Bila kita mau jujur, sering sekali permasalahan budaya, dihadapai dengan emosi tanpa pemahaman ilmu dan kearifan lokal yang memadai. Sering sekali kita membenturkan budaya timur kita dengan konsep barat yang hanya dilihat sepintas. Mengutip sisi mudahnya budaya barat, namun mengesampingkan sisi negatifnya. Bahkan tak jarang kita hanya melihat secuil sikap yang disangka sudah seluruh tata sosial mereka.
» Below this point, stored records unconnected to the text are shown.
struct NoLateSide {
    static constexpr bool active = false;
    __device__ __forceinline__ unsigned long long issue() const { return 0ull; }
    __device__ __forceinline__ bool finish(SideEntry*, unsigned long long) const { return true; }
};
template <int MODE, int NTX = NT, bool EMIT = false, class LateSide = NoLateSide>
__device__ __forceinline__ uint64_t resolve_in_block(SegSmem& sm, ResolveSmem& rs, const BlockRec* __restrict__ brec,
                                                     const SideList* __restrict__ side, const int B, const int upto,
                                                     const double* __restrict__ w, long long nw, double total, DevState* st,
                                                     const bool count_stats, const int ff ,
                                                     uint64_t* __restrict__ cin_out = nullptr,
                                                     long long* lit_out = nullptr ,
                                                     const BlockRec* pre0 = nullptr, const BlockRec* pre1 = nullptr ,
                                                     const LateSide late = LateSide())
{
    const int t = threadIdx.x;
    if (upto <= 0) return 0ull;
    const int dbg = st->debug_stop; (void)dbg;
    const bool stamper = (t == 0 && (EMIT || blockIdx.x == 100)); (void)stamper;
    BSSM_STAMP(st, dbg, MODE, 0, stamper);
    const int CB = (B + NTX - 1) / NTX;
    const int c0 = t * CB, c1 = (c0 + CB < upto) ? c0 + CB : upto;
    BlockRec r0, r1;
    r0.prefix = rec_identity(0); r0.tail_from = NT; r0.nside = 0; r1 = r0;
    if (c0 < c1) r0 = pre0 ? *pre0 : load_brec(brec, c0);
    if (c0 + 1 < c1) r1 = pre1 ? *pre1 : load_brec(brec, c0 + 1);
    if (t == 0) { rs.sout[0] = 0; rs.fail = 0; }
    if (!LateSide::active && upto == B && t >= NTX - (int)(sizeof(SideEntry) / 16)) {
        const int q = t - (NTX - (int)(sizeof(SideEntry) / 16));
        reinterpret_cast<uint4*>(&rs.sideC[63])[q] = reinterpret_cast<const uint4*>(&side[upto - 1].e[0])[q];
    }
    LaneRun head, tail;
    run_reset(head); run_reset(tail);
    const bool x0 = (c0 < c1) && !(r0.prefix.kind == REC_PURE && r0.tail_from >= NT && r0.nside == 0);
    const bool x1 = (c0 + 1 < c1) && !(r1.prefix.kind == REC_PURE && r1.tail_from >= NT && r1.nside == 0);
    if (c0 < c1 && !x0) run_fold(head, r0.prefix);
    if (c0 + 1 < c1 && !x1) { if (x0) run_fold(tail, r1.prefix); else run_fold(head, r1.prefix); }
    const int nent = (x0 ? 1 : 0) + (x1 ? 1 : 0);
    int ent_before, E;
    const Pure carry = seg_excl_scan_tail<NTX / 64>(sm, nent ? tail.p : head.p, nent > 0, nent, ent_before, E);
    const bool fits = (E <= 64);
    if (fits && nent) {
        int slot = ent_before;
        if (x0) { rs.bnd[slot] = r0; rs.ebidx[slot] = c0; rs.ex[slot] = carry; slot++; }
        if (x1) { rs.bnd[slot] = r1; rs.ebidx[slot] = c0 + 1; if (x0) { rs.ex[slot].d0 = 0; rs.ex[slot].d1 = 0; } else rs.ex[slot] = pure_compose(carry, head.p); }
    }
    __syncthreads();
    BSSM_STAMP(st, dbg, MODE, 2, stamper);
    long long lit = 0;
    if (fits && t < 64) {
        const int lane = t;
        const bool have = lane < E;
        unsigned long long late_v = 0ull;
        if constexpr (LateSide::active) { if (upto == B) late_v = late.issue(); }
        int bidx = -1;
        Pure ex; ex.d0 = 0; ex.d1 = 0;
        Rec pr = rec_identity(0);
        int nside = 0;
        bool slow = false;
        if (have) {
            bidx = rs.ebidx[lane]; ex = rs.ex[lane];
            pr = rs.bnd[lane].prefix; nside = rs.bnd[lane].nside;
            slow = (nside > 1) || (rs.bnd[lane].tail_from < NT);
            if (nside == 1 && !slow && !(upto == B && bidx == B - 1 && lane < 63)) {
                const uint4* sp = reinterpret_cast<const uint4*>(&side[bidx].e[0]);
                uint4* dp = reinterpret_cast<uint4*>(&rs.sideC[lane]);
#pragma unroll
                for (int q = 0; q < (int)(sizeof(SideEntry) / 16); q++) dp[q] = sp[q];
            }
        }
        const int side_slot = (upto == B && bidx == B - 1 && lane < 63) ? 63 : lane;
        uint64_t sw = 0, my_out = 0, my_s0 = 0;
        const bool special = have && (slow || nside == 1);
        const StepFn fn = stepfn_build(ex, pr);
        const WalkFn wfn = walkfn_from(fn, have && !special);
        BSSM_STAMP(st, dbg, MODE, 3, stamper && wfn.sh >= 0);
        const int j0 = walk_chain_regs(wfn, E, sw, my_s0, my_out);
        BSSM_STAMP(st, dbg, MODE, 4, stamper && sw != 1);
        if constexpr (LateSide::active) {
            if (upto == B && E > 0 && E <= 64) {
                const int lb = __builtin_amdgcn_readlane(bidx, E - 1), ln = __builtin_amdgcn_readlane(nside, E - 1), ls = __builtin_amdgcn_readlane((int)slow, E - 1);
                if (lb == B - 1 && ln == 1 && !ls) { if (!late.finish(&rs.sideC[63], late_v)) lit += LIT_FROM_W; }
            }
        }
        for (int j = j0; j < E; j++) {
            bool ok;
            uint64_t o = stepfn_apply(fn, sw, ok);
            const uint64_t e = pure_step(ex, sw);
            if (lane == j && (special || !ok)) {
                bool done = false;
                if (!slow && ok && nside == 1 && !ff_on<MODE>(ff, FF_GENERAL_LINK)) {
                    const SideEntry& se = rs.sideC[side_slot];
                    bool ok2 = true;
                    uint64_t o2 = rec_step(se.leaf, o, ok2);
                    if (!ok2) {
                        double c = b2d(o);
#pragma unroll
                        for (int q = 0; q < EL; q++) c = c + se.terms[q];
                        o2 = d2b(c);
                    }
                    done = true;
                    if (se.pad) {
                        const int64_t diff = (int64_t)(o2 - se.post_base);
                        if (diff < (int64_t)se.lo || diff > (int64_t)se.hi) done = false;
                        else { Pure pp; pp.d0 = se.d0; pp.d1 = se.d1; o2 = pure_step(pp, o2); }
                    }
                    if (done) o = o2;
                }
                if (!done) {
                    if (LateSide::active && upto == B && bidx == B - 1 && nside == 1 && !slow) lit += LIT_FROM_W;
                    else o = block_out_exact<MODE>(rs.bnd[lane], side, w, nw, total, bidx, e, lit);
                }
            }
            if (lane == j) my_out = o;
            sw = readlane_u64(o, j);
        }
        BSSM_STAMP(st, dbg, MODE, 5, stamper && sw != 1);
        if (have) rs.sout[lane + 1] = my_out;
    }
    if ((!fits || ff_on<MODE>(ff, FF_SERIAL_WALK)) && t == 0) rs.fail = 1;
    __syncthreads();
    BSSM_STAMP(st, dbg, MODE, 6, stamper);
    if (fits && c0 < c1) {
        const uint64_t ent = pure_step(carry, rs.sout[ent_before]);
        bool ok = true;
        uint64_t end;
        if (nent == 0) { ok = run_ok(head, ent); end = pure_step(head.p, ent); }
        else {
            ok = run_ok(head, ent);
            const uint64_t after = rs.sout[ent_before + nent];
            ok = ok && run_ok(tail, after);
            end = pure_step(tail.p, after);
        }
        if (!ok) rs.fail = 1;
        if (c1 == upto) rs.result = end;
        if constexpr (EMIT) {
            cin_out[c0] = ent;
            if (c0 + 1 < c1) {
                LaneRun h0; run_reset(h0); run_fold(h0, r0.prefix);
                cin_out[c0 + 1] = x0 ? rs.sout[ent_before + 1] : pure_step(h0.p, ent);
            }
        }
    }
    __syncthreads();
    if (rs.fail) {
        if (pre0) {
            if (c0 < c1) store_brec(const_cast<BlockRec*>(brec), c0, r0);
            if (c0 + 1 < c1) store_brec(const_cast<BlockRec*>(brec), c0 + 1, r1);
            __syncthreads();
        }
        if (t == 0) {
            uint64_t sf = 0;
            for (int b = 0; b < upto; b++) {
                const BlockRec r = load_brec(brec, b);
                if (EMIT) cin_out[b] = sf;
                if (LateSide::active && upto == B && b == B - 1 && r.nside == 1 && r.tail_from >= NT) { lit += LIT_FROM_W; break; }
                sf = block_out_exact<MODE>(r, side, w, nw, total, b, sf, lit);
            }
            rs.result = sf;
            if (count_stats) atomicAdd((unsigned long long*)&st->stat_serial_walks, 1ull);
        }
        __syncthreads();
    }
    if (lit && count_stats) atomicAdd((unsigned long long*)&st->stat_literal_terms, (unsigned long long)(lit & (LIT_FROM_W - 1)));
    if (lit_out) *lit_out = lit;
    BSSM_STAMP(st, dbg, MODE, 7, stamper);
#ifdef BSSM_DEV_STAMPS
    if ((dbg == 99 || dbg == 98) && stamper) { st->stamps[MODE][8] = E; st->stamps[MODE][9] = upto; }
#endif
    return rs.result;
}

template <int MODE>
struct InResolve {
    static constexpr bool active = true;
    SegSmem* sm; ResolveSmem* rs; const BlockRec* brec; const SideList* side; int B, upto;
    const double* w; long long nw; double total; DevState* st; bool stats; int ff;
    __device__ __forceinline__ uint64_t operator()() const { return resolve_in_block<MODE>(*sm, *rs, brec, side, B, upto, w, nw, total, st, stats, ff); }
};

template <int MODE, bool FROM_LW, bool INRES = false>
__global__ __launch_bounds__(NT) void k_local(const double* __restrict__ w, long long nw, const double* __restrict__ ain,
                                              int lim, BlockRec* __restrict__ brec, SideList* __restrict__ side, DevState* st,
                                              FromLw f, const BlockRec* __restrict__ prev_brec, const SideList* __restrict__ prev_side,
                                              double* __restrict__ ain_p_out, int boff, int nblk_g)
{
    __shared__ SegSmem sm;
    __shared__ uint64_t tin[NT];
    __shared__ double es[1];
    const int bidx = (int)blockIdx.x + boff, nblk = nblk_g ? nblk_g : (int)gridDim.x;
    if constexpr (INRES) {
        static_assert(!INRES || (MODE == MODE_P && !FROM_LW), "only the cumsum pass resolves the pass before it");
        __shared__ ResolveSmem rs;
        InResolve<MODE_W> pro; pro.sm = &sm; pro.rs = &rs; pro.brec = prev_brec; pro.side = prev_side; pro.B = nblk; pro.upto = nblk;
        pro.w = w; pro.nw = nw; pro.total = 1.0; pro.st = st; pro.stats = (bidx == 0); pro.ff = st->force_fallback;
        local_block<MODE, FROM_LW, MAXB, false, InResolve<MODE_W>>(sm, tin, es, bidx, nblk, w, nw, ain, lim, brec, side, st, f, pro, ain_p_out);
    } else {
        (void)prev_brec; (void)prev_side; (void)ain_p_out;
        local_block<MODE, FROM_LW, MAXB>(sm, tin, es, bidx, nblk, w, nw, ain, lim, brec, side, st, f);
    }
}

constexpr int NTR = 1024;
constexpr int SIDE_CACHE = 12;
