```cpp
#include "bear_common.h"
#include "bear_dev.h"
#include "bear_levels.h"
#include "plan_common.h"

#define BEAR_INTERNAL __attribute__((visibility("hidden")))

static inline int check_ws(const bear_ws *ws) {
  if (!ws) return BEAR_ERR_INVALID_ARG;
  int dev = -1;
  if (hipGetDevice(&dev) != hipSuccess) return BEAR_ERR_NO_DEVICE;
  if (dev != ws->device) return BEAR_ERR_WRONG_DEVICE;
  return BEAR_OK;
// ... 5 lines not shown

#define BEAR_DISPATCH_2(a, b, F) \
  do {                           \
    if (a) {                     \
      if (b) F(true, true);      \
      else F(true, false);       \
    } else {                     \
      if (b) F(false, true);     \
      else F(false, false);      \
    }                            \
  } while (0)

#define BEAR_DISPATCH_1(a, F) \
  do {                        \
    if (a) F(true);           \
    else F(false);            \
  } while (0)

#define BEAR_DISPATCH_W(width, launch) \
  do {                                 \
    if ((width) == 21) {               \
      constexpr int W = 21;            \
      launch;                          \
    } else {                           \
      constexpr int W = 5;             \
      launch;                          \
    }                                  \
  } while (0)

static inline bear_params params_eps(double eps) {
  bear_params prm;
  memset(&prm, 0, sizeof(prm));
  prm.eps = eps;
  return prm;
}
static inline bear_params params_net(double h_signed, double eps) {
  bear_params prm = params_eps(eps);
  prm.inv_h = 1.0 / exp(h_signed);
  return prm;
}
static inline bear_params params_ref(double h_signed, double tau_signed, double nu_signed, double eps) {
  bear_params prm = params_net(h_signed, eps);
  const double tau = exp(tau_signed), nw = exp(nu_signed);
  prm.E = exp(-tau);
  prm.tauE = tau * prm.E;
  prm.tau = tau;
  prm.V = 1.0 / (nw + 1.0);
  prm.nw = nw;
  return prm;
}

static inline int grid_capped(uint64_t work, uint64_t cap) {
  const uint64_t g = work < cap ? work : cap;
  return g < 1 ? 1 : (int)g;
}
static inline uint64_t ws_blocks(const bear_ws *ws, int per_cu) {
  const uint64_t g = (uint64_t)ws->num_cu * per_cu;
  return g > (uint64_t)ws->max_blocks ? (uint64_t)ws->max_blocks : g;
}
static inline int wide_grid(const bear_ws *ws, uint64_t n_rows, uint64_t tile, int per_cu) {
  return grid_capped((n_rows + tile - 1) / tile, ws_blocks(ws, per_cu));
}

static inline int grid_plan(const bear_ws *ws, uint64_t n_tiles) { return grid_capped(n_tiles, ws_blocks(ws, PLN_BLOCKS_PER_CU)); }

#define BEAR_KFN(...) reinterpret_cast<const void *>(__VA_ARGS__)
static inline int allow_dynamic_lds(std::initializer_list<const void *> kernels, size_t bytes) {
  for (const void *fn : kernels) HIP_TRY(hipFuncSetAttribute(fn, hipFuncAttributeMaxDynamicSharedMemorySize, (int)bytes));
  return BEAR_OK;
}

static inline bear_arrival ws_arrival(bear_ws *ws) {
  if (++ws->epoch == 0u) ws->epoch = 1u;
  return bear_arrival{ws->arrive, ws->epoch};
}

static inline bear_step_io ws_io(bear_ws *ws, const double *theta, int kind, double *out) {
  const bear_arrival a = ws_arrival(ws);
  bear_step_io io;
  io.theta = theta;
  io.kind = kind;
  io.epoch = a.epoch;
  io.out = out;
  io.arrive_word = a.word;
  return io;
}

static inline bool bear_deterministic() {
#ifdef BEAR_DET_BUILD
  return true;
#else
  const char *e = getenv("BEAR_AMD_DETERMINISTIC");
  return e && e[0] && e[0] != '0';
#endif
}

static const bear_apply_io NO_APPLY = {};

static inline bear_apply_io make_apply(double *theta, int n_theta, double *adam_m, double *adam_v, double *adam_t, double learning_rate,
                                       double scale, int train_ar, double *loss_buf, uint64_t loss_cap) {
  bear_apply_io A;
  A.theta = theta;
  A.m = adam_m;
  A.v = adam_v;
  A.t_state = adam_t;
  A.loss_buf = loss_buf;
  A.loss_cap = (unsigned long long)loss_cap;
  A.lr = learning_rate;
  A.scale = scale;
  A.n_theta = n_theta;
  A.train_ar = train_ar;
  return A;
}

static inline bool two_launch_step() {
  const char *e = getenv("BEAR_AMD_TWO_LAUNCH_STEP");
  return e && e[0] && e[0] != '0';
}

struct rpl_item;
struct bear_plan {
  int device;
  int ncol;
  uint64_t n_rows;
  const uint32_t *counts;
  pln_tile *tiles;
  unsigned char *stream;
  pln_heavy_col *heavy_col;
  pln_heavy_row *heavy_row;
  uint64_t *heavy_stop;
  unsigned long long *hist;
  uint16_t *live;
  uint64_t n_tiles;
  uint64_t n_heavy[3];
  int rows_ref;
  uint64_t n_live_rows;
  double count_total[3];
  double count_bound[3];
  uint64_t bytes;
  bear_level_dev cnn_levels[CNN_MAX_LAG];
  int n_cnn_levels, cnn_lag, cnn_fw;
  bear_window_dev cnn_win[CNN_MAX_LAG + 1][CNN_MAX_WIN];
  int n_cnn_win[CNN_MAX_LAG + 1];
  int n_cnn_windows;
  const uint64_t *cnn_codes;
  uint16_t *live2;
  pln_tile *tiles_p, *tiles_u;
  uint64_t n_tiles_p, n_tiles_u;
  const uint64_t *pair_codes;
  int pair_lag;
  const uint32_t *ref;
  rpl_item *ref_items;
  uint64_t n_ref_items, n_heavy0;
  unsigned long long *hist0;
  unsigned long long *hist0_base;
  uint32_t *heavy0;
  double *sum0;
};

static inline pln_view plan_view(const bear_plan *p) {
  pln_view v;
  v.tiles = p->tiles;
  v.stream = p->stream;
  v.heavy_col = p->heavy_col;
  v.heavy_row = p->heavy_row;
  v.heavy_stop = p->heavy_stop;
  v.hist = p->hist;
  v.hist_big = p->hist + 2 * SRT_NKEY;
  v.big_in_hist = 1;
  v.live = p->live;
  v.live2 = p->live2;
  v.subset = 0;
  v.n_tiles = p->n_tiles;
  v.n_heavy_col = p->n_heavy[0];
  v.n_heavy_row = p->n_heavy[1];
  v.n_heavy_stop = p->n_heavy[2];
  return v;
}

#define PLAN_ROWS 15
static inline bool plan_is_rows(const bear_plan *p) { return p->ncol == PLAN_ROWS; }
static inline int check_plan_step(const bear_ws *ws, const bear_plan *plan, const uint32_t *counts, uint64_t n_rows, int ncol,
                                  bool or_rows = false) {
  if (plan->ncol != ncol && !(or_rows && plan_is_rows(plan))) return BEAR_ERR_INVALID_ARG;
  if (plan->counts != counts || plan->n_rows != n_rows || plan->device != ws->device) return BEAR_ERR_INVALID_ARG;
  return BEAR_OK;
}

BEAR_INTERNAL int linear_ws_setup(bear_ws *ws);
BEAR_INTERNAL int cnn_ws_setup(bear_ws *ws);
BEAR_INTERNAL int eval_ws_setup(bear_ws *ws);
BEAR_INTERNAL void plan_unpair(bear_plan *plan);
BEAR_INTERNAL void plan_drop_cnn_levels(bear_plan *plan);

extern "C" {
BEAR_INTERNAL int launch_prior_plan_grad(bear_ws *ws, const bear_plan *plan, const double *prior, const bear_params &prm,
                                         const double *theta, int train_ar, int prior_normalized, double *out, double *grad_prior,
                                         hipStream_t s);
BEAR_INTERNAL int launch_train_apply(double *theta, int n_theta, const double *packed, double *adam_m, double *adam_v, double *adam_t,
                                     double learning_rate, double scale, int train_ar, double *loss_buf, uint64_t loss_cap, hipStream_t s);
}
```

### bear_amd/csrc/kernels_refplan.h

```cpp
#pragma once
#include "kernels_plan.h"

#define RPL_NKEY 32
#define RPL_HEAVY_KEY 24

struct rpl_item {
  uint32_t c, rb;
  double R;
};
static_assert(sizeof(rpl_item) == 16, "one 16-byte lane load per record");

struct rpl_view {
  const rpl_item *items;
  uint64_t n_items;
  const unsigned long long *hist0;
  const uint32_t *heavy0;
  uint64_t n_heavy0;
  const double *sum0;
};

__global__ __launch_bounds__(256) void rpl_build_kernel(const uint32_t *__restrict__ train, const uint32_t *__restrict__ ref, uint64_t n_rows,
                                                        int fill, unsigned long long *__restrict__ bucket,
                                                        unsigned long long *__restrict__ hist0, unsigned long long *__restrict__ n_heavy0,
                                                        double *__restrict__ sum0, rpl_item *__restrict__ items,
                                                        uint32_t *__restrict__ heavy0) {
  constexpr int RPT = 4;
  __shared__ uint32_t s_bucket[RPL_NKEY], s_hist0[RPL_NKEY];
  __shared__ unsigned long long s_at[RPL_NKEY];
  __shared__ double s_sum;
  const uint32_t tid = threadIdx.x;
  const uint64_t per_block = (n_rows + gridDim.x - 1) / gridDim.x;
  const uint64_t r_begin = (uint64_t)blockIdx.x * per_block, r_end = r_begin + per_block < n_rows ? r_begin + per_block : n_rows;
  for (uint64_t base = r_begin; base < r_end; base += 256u * RPT) {
    if (tid < RPL_NKEY) s_bucket[tid] = s_hist0[tid] = 0u;
    if (tid == 0) s_sum = 0.0;
    __syncthreads();
    uint32_t c[RPT][4], rb[RPT][4], rank[RPT][4];
    double R[RPT];
    double my_sum = 0.0;
#pragma unroll
    for (int k = 0; k < RPT; ++k) {
      const uint64_t row = base + tid + 256u * k;
      R[k] = -1.0;
#pragma unroll
      for (int b = 0; b < 4; ++b) c[k][b] = rb[k][b] = rank[k][b] = 0u;
      if (row < r_end) {
        uint64_t rs = 0;
#pragma unroll
        for (int b = 0; b < 4; ++b) {
          c[k][b] = train[row * 5 + b];
          rb[k][b] = ref[row * 5 + b];
          rs += rb[k][b];
        }
        R[k] = (double)rs;
#pragma unroll
        for (int b = 0; b < 4; ++b) {
          if (c[k][b] == 0u) continue;
          if (rs == 0) {
            my_sum += (double)c[k][b];
            if (c[k][b] <= SRT_CL) {
              if (!fill) atomicAdd(&s_hist0[c[k][b] - 1], 1u);
            } else if (fill) {
              heavy0[atomicAdd(n_heavy0, 1ull)] = c[k][b];
            } else {
              atomicAdd(n_heavy0, 1ull);
            }
          } else {
            const uint32_t key = (c[k][b] > SRT_CL ? SRT_CL + 1u : c[k][b]) - 1u;
            rank[k][b] = atomicAdd(&s_bucket[key], 1u);
          }
        }
      }
    }
    if (!fill && my_sum != 0.0) atomicAdd(&s_sum, my_sum);
    __syncthreads();
    if (tid < RPL_NKEY && !fill) {
      if (s_bucket[tid]) atomicAdd(&bucket[tid], (unsigned long long)s_bucket[tid]);
      if (s_hist0[tid]) atomicAdd(&hist0[tid], (unsigned long long)s_hist0[tid]);
    }
    if (!fill && tid == 0 && s_sum != 0.0) atomicAdd(sum0, s_sum);
    if (fill) {
      if (tid < RPL_NKEY) s_at[tid] = s_bucket[tid] ? atomicAdd(&bucket[tid], (unsigned long long)s_bucket[tid]) : 0ull;
      __syncthreads();
#pragma unroll
      for (int k = 0; k < RPT; ++k) {
        if (!(R[k] > 0.0)) continue;
#pragma unroll
        for (int b = 0; b < 4; ++b) {
          if (c[k][b] == 0u) continue;
          const uint32_t key = (c[k][b] > SRT_CL ? SRT_CL + 1u : c[k][b]) - 1u;
          rpl_item it;
          it.c = c[k][b];
          it.rb = rb[k][b];
          it.R = R[k];
          items[s_at[key] + rank[k][b]] = it;
        }
      }
    }
    __syncthreads();
  }
}
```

Seperti mudahnya menikah di barat, yang ternyata menghasilkan mudahnya perpisahan. Sering kita yang muda hanya melihat tayangan di televisi dan contoh semu di film. Padahal budaya ala Hollywood itu, bukan budaya utuh mereka. Padahal keluarga-keluarga di barat sana juga menginginkan dan menerapkan berbagai uji sebelum menikahkan anak mereka.

Nah, disinilah kita kadang perlu merenungi kembali. Budaya kita, sistem yang dibangun oleh pengalaman dan manifestasi kearifan lokal ratusan tahun, sebenarnya sudah kita pahami atau belum. Atau mungin kita hanya latah mencela, tanpa memahami. Dan bilapun ada kesalahan bukankah ada banyak cara cerdas untuk memperbaikinya, secara bertahap, karena sesuatu yang sudah berakar dalam, tak mungkin dirubah dalam satu gebrakan.

Selamat menempuh hidup baru, kehidupan yang lebih cerdas dan santun. Semoga kita menjadi bagian dari generasi yang membangkitkan kembali kejayaan dan kebaikan.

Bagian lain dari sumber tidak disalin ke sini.